M.シャプティエ コート・デュ・ローヌ ルージュ ベルルーシュ
フランス、ローヌ地方産。豊かな果実味と程よいタンニンが感じられる赤ワイン。パワーがありながらもフルーティー。

ベリンジャー ファウンダース・エステート ピノ・ノワール
アメリカ、カリフォルニア産。ピノ・ノワール種特有のフルーティーさと酸味、品のよいタンニンが息づく赤ワイン。

グランポレール 岡山マスカットベーリーA<樽熟成>
日本、岡山県産。オーク樽で熟成させた赤ワイン。マスカットベーリーA種特有のいちごを思わせる果実味が特長。

グランポレール 長野メルロー
日本、長野県産。小樽でゆっくりと熟成させた赤ワイン。イチゴを想わせるアロマ、メルローらしい柔らかな味わい。

グランバック<ブリュット>
スペイン産。伝統的なカバのブドウ品種(マカベオ、チャレロ、パレリャーダ)にシャルドネを加えた、珍しいブレンドのスパークリングワイン。

ピーター・レーマン ポートレート リースリング
オーストラリア、バロッサ地方産。

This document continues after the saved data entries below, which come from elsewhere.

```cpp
int plb_launch_gather_rows(const bf16_t* src, int lds_, const int32_t* rows, int n, int npad, int H, bf16_t* dst,
                           int ldd, hipStream_t stream);
int plb_launch_scatter_rows(const bf16_t* src, int lds_, const int32_t* rows, int n, int H, bf16_t* dst, int ldd,
                            hipStream_t stream);
int plb_launch_ce_prepare(const int32_t* offsets, const int32_t* flat, const int64_t* labels, int B, int S,
                          int32_t* rows, int32_t* tgt, float* w, hipStream_t stream);
int plb_launch_ce_fwd_bwd(const float* logits, int ldl, int V, const int32_t* tgt, const float* w, int n, int npad,
                          float* loss_rows, bf16_t* dlogits, int ldd, hipStream_t stream);
int plb_launch_sum_rows(const float* x, int n, float* out, hipStream_t stream);
int plb_launch_token_ce_combine(const float* pmax, const float* psum, int ntiles, const float* tlogit,
                                const int32_t* lengths, int B, int S, int rows, float* lse, float* w, float* loss_rows,
                                hipStream_t stream);
int plb_launch_add_scalar(float* out, const float* a, const float* b, hipStream_t stream);

typedef struct {
  const int64_t* labels; const int32_t* lengths;
  int B, S;
  uint64_t seed; uint32_t step;
  float word_pred_prob, mask_prob, replace_prob;
  int mask_id, sep_id;
  int64_t* masked; int32_t *counts, *idx_padded, *offsets, *flat;
} PlbMask;
int plb_launch_mask(const PlbMask* p, hipStream_t stream);

typedef struct {
  const int64_t* ids; const int32_t *sample_off, *word_off, *word_begin, *word_len; const int8_t* action;
  const int64_t* repl; const int64_t* word_token; int64_t sep_token; const int32_t* crop_start;
  int B, S, mask_id;
  int64_t *labels, *masked, *tokens; int32_t *lengths_out, *counts, *idx_padded, *offsets, *flat;
} PlbApplyMask;
int plb_launch_apply_mask(const PlbApplyMask* p, hipStream_t stream);

int plb_launch_adamw(float* p, const float* g, float* m, float* v, bf16_t* p_bf16, size_t n, double lr, double beta1,
                     double beta2, double eps, double wd, int step, double grad_scale, unsigned int* skip_if_nonzero,
                     int count_skip, hipStream_t stream);
int plb_launch_step_status(unsigned int* ln_err, float* loss, unsigned int* host_mirror, const float* summed, hipStream_t stream);
int plb_launch_status_export(const unsigned int* ln_err, float* out, hipStream_t stream);
int plb_launch_cast_bf16(const float* src, bf16_t* dst, size_t n, hipStream_t stream);
int plb_launch_transpose_cast(const float* src, int R, int C, bf16_t* dst, int ldd, hipStream_t stream);
int plb_launch_transpose_cast_multi(int n, const float* const* src, const int* R, const int* C, bf16_t* const* dst,
                                    const int* ldd, hipStream_t stream);
int plb_launch_bf16_to_f32(const bf16_t* src, int lds_, float* dst, int ldd, int R, int C, hipStream_t stream);

}
```

Baseline: 1.770 million tokens/s.

## Add ping-pong 128x256 NT GEMM kernel for GELU forward/backward

After: 1.775 million tokens/s, median of 6. Within noise of the previous version (+0.3%).

```diff
diff --git a/plbert_amd/_lib.py b/plbert_amd/_lib.py
--- a/plbert_amd/_lib.py
+++ b/plbert_amd/_lib.py
@@ -254,6 +254,8 @@
     L.plb_launch_gemm_nt_ln.argtypes = [C.POINTER(PlbGemmNT), C.c_int, vp]
     L.plb_launch_gemm_nt_gelud.restype = C.c_int
     L.plb_launch_gemm_nt_gelud.argtypes = [C.POINTER(PlbGemmNT), C.c_int, vp]
+    L.plb_set_nt_pingpong.restype = None
+    L.plb_set_nt_pingpong.argtypes = [C.c_int]
     L.plb_launch_attn_bwd.restype = C.c_int
     L.plb_launch_attn_bwd.argtypes = [C.POINTER(PlbAttn), vp]
     L.plb_launch_attn_bwd_fused.restype = C.c_int
diff --git a/plbert_amd/build.py b/plbert_amd/build.py
--- a/plbert_amd/build.py
+++ b/plbert_amd/build.py
@@ -8,7 +8,7 @@
 CSRC = os.path.join(HERE, "csrc")
 LIB = os.path.join(HERE, "libplbert_hip.so")
 SOURCES = ["gemm.hip", "gemm_big.hip", "gemm_fp8.hip", "gemm_fp8_ln.hip", "gemm_tn_fp8.hip", "gemm_ln.hip", "attn.hip", "attn_bwd_fused.hip", "rowops.hip", "mask.hip", "engine.cpp"]
-HEADERS = ["common.h", "plbert_kernels.h", "gemm_epilogue.h", "gemm_nt_pipeline.h", "attn_common.h", os.path.join("..", "..", "include", "plbert.h")]
+HEADERS = ["common.h", "plbert_kernels.h", "gemm_epilogue.h", "gemm_nt_pipeline.h", "gemm_nt_pair.h", "attn_common.h", os.path.join("..", "..", "include", "plbert.h")]
 FLAGS = ["--offload-arch=gfx950", "-O3", "-std=c++17", "-fPIC", "-Wall", "-Wno-unused-function"]
 _NO_SINK = ["-mllvm", "-disable-machine-sink"]
 EXTRA_FLAGS = {"attn_bwd_fused.hip": ["-mllvm", "-amdgpu-mfma-vgpr-form=1"],
diff --git a/plbert_amd/csrc/gemm_ln.hip b/plbert_amd/csrc/gemm_ln.hip
--- a/plbert_amd/csrc/gemm_ln.hip
+++ b/plbert_amd/csrc/gemm_ln.hip
@@ -1,4 +1,8 @@
 #include "gemm_nt_pipeline.h"
+#include "gemm_nt_pair.h"
+
+#include <cstdlib>
+#include <cstring>
 
 static int g_ln_fault_mode = 0, g_ln_fault_launches = 0;
 extern "C" void plb_debug_ln_fault(int mode, int launches) { g_ln_fault_mode = mode; g_ln_fault_launches = launches; }
@@ -37,13 +41,27 @@
   return hipGetLastError() == hipSuccess ? 0 : 2;
 }
 
+static int g_nt_pingpong = -1;
+extern "C" void plb_set_nt_pingpong(int on) { g_nt_pingpong = on; }
+static bool nt_pingpong() {
+  static const bool env = [] { const char* e = getenv("PLBERT_NT_PINGPONG"); return !(e && !strcmp(e, "0")); }();
+  return g_nt_pingpong < 0 ? env : g_nt_pingpong != 0;
+}
 extern "C" int plb_launch_gemm_nt_gelud(const PlbGemmNT* p, int backward, hipStream_t stream) {
   if (p->M % 256 || p->N % 256 || p->K % 64 || p->M <= 0 || p->N <= 0 || p->K <= 0) return 3;
   if (!p->C || (!backward && !p->C2) || (backward && !p->aux)) return 1;
-  dim3 grid((p->M / 256) * (p->N / 256)), block(512);
   const double mnk = (double)p->M * p->N * p->K;
   const double bytes = 2.0 * ((double)p->M * p->K + (double)p->N * p->K) + 4.0 * p->M * p->N;
   const int tok = plb_prof_begin(backward ? PLB_K_GEMM_NT_GELUBWD : PLB_K_GEMM_NT_GELU, stream, 2.0 * mnk, bytes);
+  if (nt_pingpong() && !p->res) {
+    dim3 grid((p->M / 128) * (p->N / 256)), block(256);
+    if (backward) hipLaunchKernelGGL((gemm_nt_pair_kernel<8, false>), grid, block, 0, stream, *p);
+    else if (p->colpart) hipLaunchKernelGGL((gemm_nt_pair_kernel<7, false>), grid, block, 0, stream, *p);
+    else hipLaunchKernelGGL((gemm_nt_pair_kernel<7, true>), grid, block, 0, stream, *p);
+    plb_prof_end(tok, stream);
+    return hipGetLastError() == hipSuccess ? 0 : 2;
+  }
+  dim3 grid((p->M / 256) * (p->N / 256)), block(512);
   if (backward) hipLaunchKernelGGL((gemm_nt_big_kernel<2, 8, false, true>), grid, block, 0, stream, *p);
   else if (p->colpart) hipLaunchKernelGGL((gemm_nt_big_kernel<2, 7, false, true>), grid, block, 0, stream, *p);
   else hipLaunchKernelGGL((gemm_nt_big_kernel<2, 7, false, true, false, false, true>), grid, block, 0, stream, *p);
diff --git a/plbert_amd/csrc/gemm_nt_pair.h b/plbert_amd/csrc/gemm_nt_pair.h
--- /dev/null
+++ b/plbert_amd/csrc/gemm_nt_pair.h
@@ -0,0 +1,235 @@
+#pragma once
+#include "gemm_nt_pipeline.h"
+
+namespace {
+
+constexpr int PR_HT = 128 * 64;
+constexpr int PR_RING = 5;
+DEVI int pr_slot(int x) { return x >= PR_RING ? x - PR_RING : x; }
+
+#define PR_BARRIER()                             \
+  do {                                           \
+    __builtin_amdgcn_s_waitcnt(0xC07F);          \
+    asm volatile("s_barrier" ::: "memory");      \
+  } while (0)
+#define PR_PIN() __builtin_amdgcn_sched_barrier(0)
+
+template <int ACT, bool NOCS>
+__global__ __launch_bounds__(256, 2) void gemm_nt_pair_kernel(PlbGemmNT p) {
+  static_assert(ACT == 7 || ACT == 8, "gelu forms only");
+  constexpr int TM = 128, TN = 256;
+  __shared__ __attribute__((aligned(16))) bf16_t smem[PR_RING * PR_HT];
+  const int tid = threadIdx.x, lane = tid & 63;
+  const int wn = __builtin_amdgcn_readfirstlane(tid >> 6);
+  const int nbn = p.N / TN;
+  const int logical = xcd_remap(blockIdx.x, gridDim.x);
+  const int bm = logical / nbn, bn = logical % nbn;
+  const int b256 = bm >> 1, wm = bm & 1;
+  const int nk = p.K / 64;
+
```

摘みたてのりんごとライムのような爽やかなアロマと、ドライな後味の白ワイン。

Sukiyaki
写真左から①~⑥を順番にテイスティングして、「すき焼き」との相性を確かめました。

「M・シャプティエ コート・デュ・ローヌ ルージュ ベルルーシュ」は
“すき焼き”よりも“もつ鍋”のほうが合う!?

Sukiyaki

すき焼きが出来上がったところで、今回用意した6本のワインとペアリングしていきましょう。では早速、「①M.シャプティエ コート・デュ・ローヌ ルージュ ベルルーシュ」からお願いします。

辻井(編集部以下略):王道感があって、プラムやチェリーのような果実味がいいですね。

磯崎(編集部以下略):ワイン単体でテイスティングしたときは、ほどよいタンニンでどんなお料理にも合わせやすい、オールラウンダーのワインといった印象でした。でも、すき焼きを合わせてみると、意外とボディ感を強く感じましたね。

佐々木(編集部以下略):すき焼きよりもワインが勝ってしまった気がします。

辻井:すき焼きは和食の中では濃い味のお料理ですが、フランス料理などと比べたら、そこまで濃くないのかもしれないですね。「①M.シャプティエ コート・デュ・ローヌ ルージュ ベルルーシュと合わせてみたら、そんなことを感じました。

磯崎:そうですね。デミグラスソースとかバーベキューソースと比べたら、随分と優しいですし。

佐々木:今回のテーマはすき焼きですが、もしかしたら「①M.シャプティエ コート・デュ・ローヌ ルージュ ベルルーシュは、もつ鍋とか味噌系のお鍋のほうが合うかもしれないですね。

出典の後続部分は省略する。